Prepared by the method for infusion process or fractional precipitation that can adopt of catalyst provided by the invention.
Fractional precipitation preparation method, concrete preparation method is that the first step gets a certain amount of precipitating reagent and Ludox precipitates, Cheng Huahou, copper nitrate solution is added in above-mentioned solution with certain speed and precipitates, then pH value is regulated to be 7.2 with acid or alkali, one-tenthization 20 min ~ 30min, washing, Separation of Solid and Liquid, drying, interpolation auxiliary agent, roasting, last compression molding.
Infusion process preparation method, concrete preparation method, for carry out in closed reactor, implements by the following steps.1. prepare cuprammonia: ammoniacal liquor joins in copper nitrate solution, be mixed with the cupric ammine complex solution of clarification, then add ionized water stirring.2. flood: get in the cupric ammine complex solution that 1. silica gel join, vacuumize maintenance under agitation, dipping completes.3. be separated, wash, dry: dipping material is carried out Separation of Solid and Liquid, and solid material to neutrality, then carries out drying through washing, obtains finished catalyst.
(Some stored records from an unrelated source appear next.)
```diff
@@ -415,14 +483,17 @@
 
 template <int W>
 static void launch_scan(pfp_ctx *c, uint64_t ntiles, const uint8_t *tbase, uint64_t n, const KRParams &kp, unsigned int *ticket,
-                        unsigned long long *state, uint64_t *ends, uint64_t cap, unsigned long long *fb) {
-  if (kp.fast) hipLaunchKernelGGL((kr_scan_kernel<W, true>), gdim(ntiles), gdim(256), 0, c->stream, tbase, n, kp, ntiles, ticket, state, ends, cap, fb);
-  else hipLaunchKernelGGL((kr_scan_kernel<W, false>), gdim(ntiles), gdim(256), 0, c->stream, tbase, n, kp, ntiles, ticket, state, ends, cap, fb);
+                        unsigned long long *state, uint64_t *ends, uint64_t cap, unsigned long long *fb, const ScanClassify *cls) {
+  if (cls) hipLaunchKernelGGL((kr_scan_kernel<W, true, true>), gdim(ntiles), gdim(256), 0, c->stream, tbase, n, kp, ntiles, ticket, state, ends, cap, fb, *cls);
+  else if (kp.fast) hipLaunchKernelGGL((kr_scan_kernel<W, true>), gdim(ntiles), gdim(256), 0, c->stream, tbase, n, kp, ntiles, ticket, state, ends, cap, fb, ScanClassify{});
+  else hipLaunchKernelGGL((kr_scan_kernel<W, false>), gdim(ntiles), gdim(256), 0, c->stream, tbase, n, kp, ntiles, ticket, state, ends, cap, fb, ScanClassify{});
 }
 
 uint64_t scan_text(pfp_ctx *c, const StagedText &tx, uint64_t n, int w, uint64_t p, DBuf<uint64_t> &d_ends,
-                   uint64_t *n_used, const KRParams *kp_override) {
+                   uint64_t *n_used, const KRParams *kp_override, CutSample *classify) {
   PFP_REQUIRE(w >= 1 && w <= 4096, PFP_EINVAL, "window size out of range");
+  PFP_REQUIRE(!classify || (w >= 4 && w <= 17 && kp_override && kp_override->fast && !kp_override->nextra), PFP_EINVAL,
+              "scan: only the window hash's own cuts are classified");
   uint64_t cur_n = n;
   uint64_t cap_hint = 0;
   for (int attempt = 0; attempt < 4; attempt++) {
@@ -430,31 +501,44 @@
     int nblocks = (int)cdiv64(nchunks, 256);
     *n_used = cur_n;
     if (nblocks == 0) { d_ends.alloc(c, 1); return 0; }
-    DBuf<unsigned long long> fbad(c, 1);
+    const uint64_t ntiles = cdiv64((uint64_t)nblocks, kScanChunks);
+    const uint32_t nslots = classify ? (uint32_t)std::min<uint64_t>(kSampleSlots, std::max<uint64_t>(1, ntiles / 16)) : 0u;
+    DBuf<unsigned long long> fbad(c, 1 + nslots);
     PFP_HIP(hipMemsetAsync(fbad.p, 0xff, 8, c->stream));
+    if (nslots) PFP_HIP(hipMemsetAsync(fbad.p + 1, 0, (size_t)nslots * 8, c->stream));
     if (w >= 4 && w <= 17) {
       const KRParams kp = kp_override ? *kp_override : make_kr_params(w, p);
-      const uint64_t ntiles = cdiv64((uint64_t)nblocks, kScanChunks);
       const uint64_t expect = (uint64_t)((double)(cur_n / (p ? p : 1)) * (kp.fast && kp.fdens > 1.0f ? (double)kp.fdens : 1.0));
       const uint64_t cap = cap_hint ? cap_hint : std::min<uint64_t>(cur_n, expect * 4 + 65536);
       d_ends.alloc(c, cap + 1);
       DBuf<unsigned long long> state(c, ntiles);
       DBuf<unsigned int> ticket(c, 1);
       state.zero(); ticket.zero();
+      ScanClassify cls{};
+      DBuf<uint64_t> sample_pos;
+      if (classify) {
+        const uint64_t scap = ((cap / 8 + kSampleSlots - 1) / kSampleSlots + 64) * kSampleSlots;
+        cls.slot_cap = cdiv64(scap, nslots);
+        classify->nominal.alloc(c, cap + 16);
+        sample_pos.alloc(c, cls.slot_cap * nslots);
+        cls.nominal = classify->nominal.p; cls.sample_pos = sample_pos.p; cls.slot_n = fbad.p + 1;
+        cls.nslots = nslots; cls.thr_sample = kp.fthr_nom / 16u;
+      }
       {
         KScope ks(c, "pfp::kr_scan_kernel", cur_n + 8 * std::min<uint64_t>(cap, expect));
         switch (w) {
-#define CASE(W) case W: launch_scan<W>(c, ntiles, tx.tbase(), cur_n, kp, ticket.p, state.p, d_ends.p, cap, fbad.p); break;
+#define CASE(W) case W: launch_scan<W>(c, ntiles, tx.tbase(), cur_n, kp, ticket.p, state.p, d_ends.p, cap, fbad.p, classify ? &cls : nullptr); break;
           CASE(4) CASE(5) CASE(6) CASE(7) CASE(8) CASE(9) CASE(10) CASE(11) CASE(12) CASE(13) CASE(14) CASE(15) CASE(16) CASE(17)
 #undef CASE
         }
         PFP_HIP(hipGetLastError());
       }
+      std::vector<unsigned long long> hb(1 + nslots);
       PFP_HIP(hipMemcpyAsync(c->h_scalars, state.p + (ntiles - 1), 8, hipMemcpyDeviceToHost, c->stream));
-      PFP_HIP(hipMemcpyAsync(c->h_scalars + 1, fbad.p, 8, hipMemcpyDeviceToHost, c->stream));
+      PFP_HIP(hipMemcpyAsync(hb.data(), fbad.p, hb.size() * 8, hipMemcpyDeviceToHost, c->stream));
       sync(c);
       const uint64_t total = c->h_scalars[0] & ~kTagMask;
-      const uint64_t fb = c->h_scalars[1];
+      const uint64_t fb = hb[0];
       if (fb < cur_n) {
         PFP_REQUIRE(cur_n == n, PFP_EHIP, "scan: special byte after truncation");
         cur_n = fb;
@@ -463,6 +547,24 @@
         continue;
       }
       if (total > cap) { cap_hint = total; continue; }
+      if (classify) {
+        PFP_HIP(hipMemsetAsync(classify->nominal.p + total, 0, 16, c->stream));
+        uint64_t ns = 0, counted = 0, longest = 0;
+        for (uint32_t s = 0; s < nslots; s++) {
+          const uint64_t kept = std::min<uint64_t>(hb[1 + s], cls.slot_cap);
+          ns += kept; counted += hb[1 + s]; longest = std::max(longest, kept);
+        }
+        classify->ns = ns; classify->counted = counted;
+        classify->hashes.alloc(c, ns);
+        if (ns) {
+          DBuf<uint64_t> h(c, ns);
+          const uint32_t bps = (uint32_t)cdiv64(longest, 256);
+          hipLaunchKernelGGL(sample_context_kernel, gdim((uint64_t)nslots * bps), gdim(256), 0, c->stream, tx.tbase(), sample_pos.p, fbad.p + 1,
+                             nslots, cls.slot_cap, bps, h.p);
+          PFP_HIP(hipGetLastError());
+          sort_keys_raw(c, h.p, classify->hashes.p, ns, 0, 64);
+        }
+      }
       return total;
     }
     DBuf<uint16_t> flags16(c, nchunks);
@@ -558,7 +660,6 @@
   return added;
 }
 
-constexpr uint64_t kSampleSlots = 1024;
 __global__ __launch_bounds__(256) void classify_ends_kernel(const uint8_t *__restrict__ tbase, const uint64_t *__restrict__ ends, uint64_t ne,
                                                             int w, uint32_t seed, uint32_t thr_nom, uint32_t thr_sample, uint64_t min_end,
                                                             uint8_t *__restrict__ nominal, uint64_t *__restrict__ sample_hash,
@@ -583,18 +684,27 @@
   uint64_t at = base + (uint64_t)__popcll(m & ((1ull << lane) - 1ull));
   if (at >= slot_cap) return;
   at += slot * slot_cap;
-  const uint8_t *q = tbase + e - 63;
-  uint64_t h = 0x9E3779B97F4A7C15ull;
-#pragma unroll
-  for (int j = 0; j < 8; j++) h = fmix64(h ^ ld8u(q + 8 * j)) + 0x632BE59BD9B4E019ull * (uint64_t)(j + 1);
-  sample_hash[at] = h;
-}
-__global__ void count_distinct_kernel(const uint64_t *__restrict__ sorted, uint64_t ns, unsigned long long *__restrict__ out) {
-  const uint64_t k = (uint64_t)BID * blockDim.x + threadIdx.x;
-  const bool head = k < ns && (k == 0 || sorted[k] != sorted[k - 1]);
-  const bool single = head && (k + 1 == ns || sorted[k + 1] != sorted[k]);
-  const unsigned long long m = __ballot(head), m1 = __ballot(single);
-  if ((threadIdx.x & 63) == 0 && m) { atomicAdd(out, (unsigned long long)__popcll(m)); if (m1) atomicAdd(out + 1, (unsigned long long)__popcll(m1)); }
+  sample_hash[at] = context_hash(tbase, e);
+}
+constexpr int kDistinctTile = 2048;
+__global__ __launch_bounds__(256) void count_distinct_kernel(const uint64_t *__restrict__ sorted, uint64_t ns, unsigned long long *__restrict__ out) {
+  __shared__ uint32_t ws[2][4];
+  uint32_t heads = 0, singles = 0;
+#pragma unroll
+  for (int r = 0; r < kDistinctTile / 256; r++) {
+    const uint64_t k = (uint64_t)BID * kDistinctTile + (uint64_t)r * 256 + threadIdx.x;
+    const bool head = k < ns && (k == 0 || sorted[k] != sorted[k - 1]);
+    const bool single = head && (k + 1 == ns || sorted[k + 1] != sorted[k]);
+    heads += (uint32_t)__popcll(__ballot(head));
+    singles += (uint32_t)__popcll(__ballot(single));
+  }
+  if ((threadIdx.x & 63) == 0) { ws[0][threadIdx.x >> 6] = heads; ws[1][threadIdx.x >> 6] = singles; }
+  __syncthreads();
+  if (threadIdx.x == 0) {
+    const uint32_t a = ws[0][0] + ws[0][1] + ws[0][2] + ws[0][3], b = ws[1][0] + ws[1][1] + ws[1][2] + ws[1][3];
+    if (a) atomicAdd(out, (unsigned long long)a);
+    if (b) atomicAdd(out + 1, (unsigned long long)b);
+  }
 }
 __global__ void gather_ends_kernel(const uint64_t *__restrict__ ends, const uint32_t *__restrict__ idx, uint64_t cnt, uint64_t *__restrict__ out) {
   const uint64_t k = (uint64_t)BID * blockDim.x + threadIdx.x;
@@ -627,7 +737,7 @@
   if (ns < 1024 && !(counts && ns)) return false;
   DBuf<unsigned long long> nd(c, 2);
   nd.zero();
-  hipLaunchKernelGGL(count_distinct_kernel, gdim(cdiv(ns, 256)), gdim(256), 0, c->stream, d_sorted, ns, nd.p);
+  hipLaunchKernelGGL(count_distinct_kernel, gdim(cdiv64(ns, kDistinctTile)), gdim(256), 0, c->stream, d_sorted, ns, nd.p);
   PFP_HIP(hipMemcpyAsync(c->h_scalars, nd.p, 16, hipMemcpyDeviceToHost, c->stream));
   sync(c);
   const uint64_t distinct = c->h_scalars[0], singles = c->h_scalars[1], loci = distinct - singles;
@@ -645,10 +755,8 @@
   d_ends = std::move(keep);
   return n1;
 }
-static uint64_t choose_parse_density(pfp_ctx *c, const StagedText &tx, int w, uint64_t p, DBuf<uint64_t> &d_ends, uint64_t ne, KRParams &kp, bool *dense,
+static uint64_t choose_parse_density(pfp_ctx *c, uint64_t p, DBuf<uint64_t> &d_ends, uint64_t ne, KRParams &kp, const CutSample &cs, bool *dense,
                                      ScanReport *rep) {
-  CutSample cs;
-  classify_cuts(c, tx, w, d_ends, ne, kp, 0, cs);
   uint64_t counts[2] = {0, 0};
   *dense = sample_says_dense(c, cs.hashes.p, cs.ns, p, rep ? counts : nullptr);
   if (rep) {
@@ -669,13 +777,16 @@
   KRParams kp = c->fast_triggers ? make_fast_params(c, tx, n, w, p) : make_kr_params(w, p);
   *n_extra = 0;
   if (rep) { *rep = ScanReport(); rep->first = kp; }
-  uint64_t ne = scan_text(c, tx, n, w, p, d_ends, n_used, &kp);
+  CutSample cs;
+  const bool choose = kp.fast && kp.fauto;
+  uint64_t ne = scan_text(c, tx, n, w, p, d_ends, n_used, &kp, choose ? &cs : nullptr);
   c->stats.parse_density = kp.fast ? (c->parse_density > 0 ? c->parse_density : 1.0) : 1.0;
-  if (kp.fast && kp.fauto && ne > 0) {
+  if (choose && ne > 0) {
     bool dense = false;
-    ne = choose_parse_density(c, tx, w, p, d_ends, ne, kp, &dense, rep);
+    ne = choose_parse_density(c, p, d_ends, ne, kp, cs, &dense, rep);
     c->stats.parse_density = dense ? (double)kp.fdens : 1.0;
   }
+  cs = CutSample();
   if (kp.fast && ne == 0) {
     kp = make_kr_params(w, p);
     ne = scan_text(c, tx, n, w, p, d_ends, n_used, &kp);
```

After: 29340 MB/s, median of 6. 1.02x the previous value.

Detailed description of the invention
Be described in detail below by embodiment.Enumerate the object of these examples just in order to explain the present invention, instead of limitation of the present invention.
Embodiment 1
Catalyst preparing carries out in closed reactor, implements by the following steps.1. prepare cuprammonia: the ammoniacal liquor getting 100ml 10M joins in the copper nitrate solution of 500ml 0.5M, be mixed with the cupric ammine complex solution of clarification, then add 600 ml ionized waters stirrings.2. flood: (specific area is 163.6m to get 180g commercial silica gel
2/ g, pore volume is 0.55ml/g, and average pore size is 4.8nm) join 1. cupric ammine complex solution, vacuumize maintenance under agitation 3 hours at 70 DEG C, dipping completes.3. be separated, wash, dry: dipping material is carried out Separation of Solid and Liquid, and solid material to neutrality, then carries out drying through washing, obtains finished catalyst.This catalyst copper content is 18.5%, and specific area is 220.5m
2/ g, pore volume is 0.44ml/g, and average pore size is 3.5nm.
Embodiment 2
Catalyst preparing carries out in unlimited reactor, implements by the following steps.The magnesium nitrate solution 50ml getting 1.0M copper nitrate solution 1000ml, 1.0M is mixed with mixed solution a, in with the stillpot stirred, the Ludox JN-25 of sodium carbonate liquor and 1048 grams is carried out co-precipitation, control precipitation temperature at 60 DEG C ~ 70 DEG C, precipitation endpoint pH is 7.5, then at 70 DEG C ~ 75 DEG C aging 30min, again solution a is joined in above-mentioned precipitation, through washing, oven dry, pulverizing, 320 DEG C of roastings, add 8.8 grams, potash and 4.0 grams, magnesia, add suitable quantity of water and graphite, last compression molding, obtains available catalyst.
This catalyst copper content is 19.5%, and specific area is 278.4m
2/ g, pore volume is 0.35ml/g, and average pore size is 4.2nm.
Embodiment 3
Catalyst preparing carries out in unlimited reactor, implements by the following steps.The calcium nitrate solution 50ml getting 1.0M copper nitrate solution 1000ml, 1.0M is mixed with mixed solution a, in with the stillpot stirred, the Ludox JN-25 of sodium carbonate liquor and 958 grams is carried out co-precipitation, control precipitation temperature at 60 DEG C ~ 70 DEG C, precipitation endpoint pH is 7.5, then at 70 DEG C ~ 75 DEG C aging 30min, then joins in above-mentioned precipitation by solution a, through washing, oven dry, pulverizing, 320 DEG C of roastings, add suitable quantity of water and graphite, last compression molding, obtain available catalyst.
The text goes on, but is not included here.